Think of dust like you would a photon. Physics tells you alot about
the source of that photon, as well as the environment through which
the photon travelled. My bias (but that's mostly because I'm a dusty
astronomer) is that dust carries more information than a photon. Dust
is a multidisciplinary topic, those fields include astronomy, plasma
physics, solid state physics, quantum physics, statistical physics,
electrodynamics, classical physics, fractal math, nonlinear physics,
and some chemistry, for starters. BTW, the physics involved is not
particularly new. Most of the physics in my simulations is directly
from Maxwell and Newton, and the other equations which depend on the
particle's optical properties and the currents generated, are about
20 years old.
I said previously:
"Once detected, it's an inverse problem to determine what processes
brought that encoded object (dust) to the detector. The particle
wouldn't have reached the detector unless its initial motion,
material properties, the intervening plasma and magnetic field held
particular values. Slightly changing any of these parameters gives
drastically different dust dynamical behavior (via the charge in the
Lorentz force, which is, _by far_, the dominant force acting on
submicron circum/interplanetary and interstellar dust particles), so
then we know quickly about where that object came from, and what is
(in) the intervening medium."
To clarify the above paragraph.
Assume that a dust particle was detected at the detector. To bring
that particle to the detector, we need to assume Forces, so then
some ordinary physics enters here. The forces are, _at least_:
* Planet(s)' gravitational force
* Light Pressure force
* Lorentz force
* Solar gravitational force
Plus, the dynamics must have:
* The initial conditions for the forces are position and velocity.

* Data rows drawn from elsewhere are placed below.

template <int WD, int RP, int LS, int PLS, int LP>
__device__ __forceinline__ void ts_gemm_phase_sparse(const float *abase, const float (&bw)[LP ? 1 : 24], const lp_x4 (&bwb)[6],
                                                     const f32x4 binit, int wv, int lane,
                                                     int n16, int kq, int r, float *orow, const unsigned *nz, float k2,
                                                     bool top, bool bottom, unsigned &n_exec, unsigned &n_all,
                                                     unsigned long long *dbg = nullptr) {
#if OFX_TRUNK_STAMPS
  unsigned long long g_last = __builtin_amdgcn_s_memtime();
#define TSG_STAMP(i) do { const unsigned long long t_ = __builtin_amdgcn_s_memtime(); dbg[i] += t_ - g_last; g_last = t_; } while (0)
#else
#define TSG_STAMP(i) do { } while (0)
#endif
  constexpr int NK = 24, NPX = RP * WD, NT = (NPX + 15) / 16;
  static_assert(WD % 4 == 0 && NT <= 64, "four M-tiles per wave at most");
  auto aof = [&](int j) -> int { return (4 * (j & 1)) * PLS + ((j >> 1) / 3) * LS + ((j >> 1) % 3); };
  int toff[6];
#pragma unroll
  for (int J = 0; J < 6; J++) {
    const int tap = 2 * J + (kq >> 1);
    toff[J] = (4 * (kq & 1) - kq) * PLS + (tap / 3) * LS + tap % 3;
  }
  auto mm1 = [&](const float *a0, f32x4 &d0) {
    if constexpr (LP != 0) {
#pragma unroll
      for (int J = 0; J < 6; J++) {
        const float *q0 = a0 + toff[J];
        d0 = lp_mfma16<LP ? LP : 1>(lp_pk4<LP ? LP : 1>(q0[0], q0[PLS], q0[2 * PLS], q0[3 * PLS]), bwb[J], d0);
      }
    } else {
#pragma unroll
      for (int j = 0; j < NK; j++) d0 = __builtin_amdgcn_mfma_f32_16x16x4f32(a0[aof(j)], bw[LP ? 0 : j], d0, 0, 0, 0);
    }
  };
  auto mm2 = [&](const float *a0, const float *a1, f32x4 &d0, f32x4 &d1) {
    if constexpr (LP != 0) {
#pragma unroll
      for (int J = 0; J < 6; J++) {
        const float *q0 = a0 + toff[J], *q1 = a1 + toff[J];
        const lp_x4 A0 = lp_pk4<LP ? LP : 1>(q0[0], q0[PLS], q0[2 * PLS], q0[3 * PLS]);
        const lp_x4 A1 = lp_pk4<LP ? LP : 1>(q1[0], q1[PLS], q1[2 * PLS], q1[3 * PLS]);
        d0 = lp_mfma16<LP ? LP : 1>(A0, bwb[J], d0);
        d1 = lp_mfma16<LP ? LP : 1>(A1, bwb[J], d1);
      }
    } else {
#pragma unroll
      for (int j = 0; j < NK; j++) {
        d0 = __builtin_amdgcn_mfma_f32_16x16x4f32(a0[aof(j)], bw[LP ? 0 : j], d0, 0, 0, 0);
        d1 = __builtin_amdgcn_mfma_f32_16x16x4f32(a1[aof(j)], bw[LP ? 0 : j], d1, 0, 0, 0);
      }
    }
  };
  auto finish = [&](const f32x4 d, int T) {
    float q0, q1;
    q0 = max_raw(max_raw(d[0], 0.f), d[1]);
    q1 = max_raw(max_raw(d[2], 0.f), d[3]);
    q0 = max_raw(q0, __builtin_bit_cast(float, __builtin_amdgcn_mov_dpp(__builtin_bit_cast(int, q0), 0xB1, 0xF, 0xF, true)));
    q1 = max_raw(q1, __builtin_bit_cast(float, __builtin_amdgcn_mov_dpp(__builtin_bit_cast(int, q1), 0xB1, 0xF, 0xF, true)));
    const int P = 16 * T + 4 * kq;
    const int rp = P / WD, x = P - rp * WD;
    if (r == 0 && P < NPX) *reinterpret_cast<float2 *>(orow + rp * (WD / 2) + (x >> 1)) = make_float2(q0, q1);
  };
  auto a_of_tile = [&](int T) -> const float * {
    const int P = min(16 * T + n16, NPX - 1);
    const int rp = P / WD, x = P - rp * WD;
    return abase + 2 * rp * LS + x;
  };
  unsigned long long run_mask;
  {
    const int T = lane, P = 16 * T, rp = P / WD, x = P - rp * WD;
    bool run = T < NT;
    if (run && !(x < 1 || x + 15 > WD - 2 || P + 15 >= NPX || (top && rp == 0) || (bottom && rp == RP - 1))) {
      const int w0 = (x - 1) >> 5, lo = (x - 1) & 31;
      const unsigned m0 = 0x3FFFFu << lo, m1 = lo + 18 > 32 ? (1u << (lo + 18 - 32)) - 1u : 0u;
      unsigned any = 0u;
#pragma unroll
      for (int rr = 0; rr < 4; rr++) {
        const unsigned *rw = nz + (2 * rp + rr) * 8 + w0;
        any |= (rw[0] & m0) | (rw[1] & m1);
      }
      run = any != 0u;
    }
    run_mask = __builtin_amdgcn_ballot_w64(run);
  }
  auto store_const = [&](int T) {
    const int P = 16 * T + 4 * kq, rp = P / WD, x = P - rp * WD;
    if (r == 0) *reinterpret_cast<float2 *>(orow + rp * (WD / 2) + (x >> 1)) = make_float2(k2, k2);
  };
  auto run1 = [&](int T0) {
    f32x4 d0 = binit;
    mm1(a_of_tile(T0), d0);
    finish(d0, T0);
  };
#pragma unroll 1
  for (int T = wv; T < NT; T += 16)
    if (!((run_mask >> T) & 1ull)) store_const(T);
  if (wv == 0) { n_all += (unsigned)NT; n_exec += (unsigned)__builtin_popcountll(run_mask); }
  TSG_STAMP(0);
  unsigned long long m = run_mask;
  for (int i = 0; i < wv && m; i++) m &= m - 1;
#pragma unroll 1
  while (m) {
    const int T0 = __builtin_ctzll(m);
    unsigned long long m2 = m;
    for (int i = 0; i < 16 && m2; i++) m2 &= m2 - 1;
    if (m2) {
      const int T1 = __builtin_ctzll(m2);
      f32x4 d0 = binit, d1 = binit;
      mm2(a_of_tile(T0), a_of_tile(T1), d0, d1);
      finish(d0, T0);
      finish(d1, T1);
      for (int i = 0; i < 16 && m2; i++) m2 &= m2 - 1;
    } else run1(T0);
    m = m2;
  }
  TSG_STAMP(2);
}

* The value of the magnetic field must be known/assumed (for B in the
The other free parameters are, _at least_,
1) dust particle's density and radius
2) radiation pressure scattering coefficient (this is essentially
the dust particle's optical property),
3) parameters for calculating currents:
a) plasma parameters for the ion/electron collection current
b) photoelectric energy distribution and yield,
c) secondary electron emission and yield.
The items 2), 3) are coupled with the particle's density and
radius. I'm assuming spherical particles, which is not at all
accurate, but it's the best that we can do for now.
The last item, (3), refers to the specific currents generated on the
particle's surface, and so then, here we need to know the (plasma
conditions+mag field) through which the particle is travelling.
Explanation of the Currents: (Gritty details, so skip if not interested).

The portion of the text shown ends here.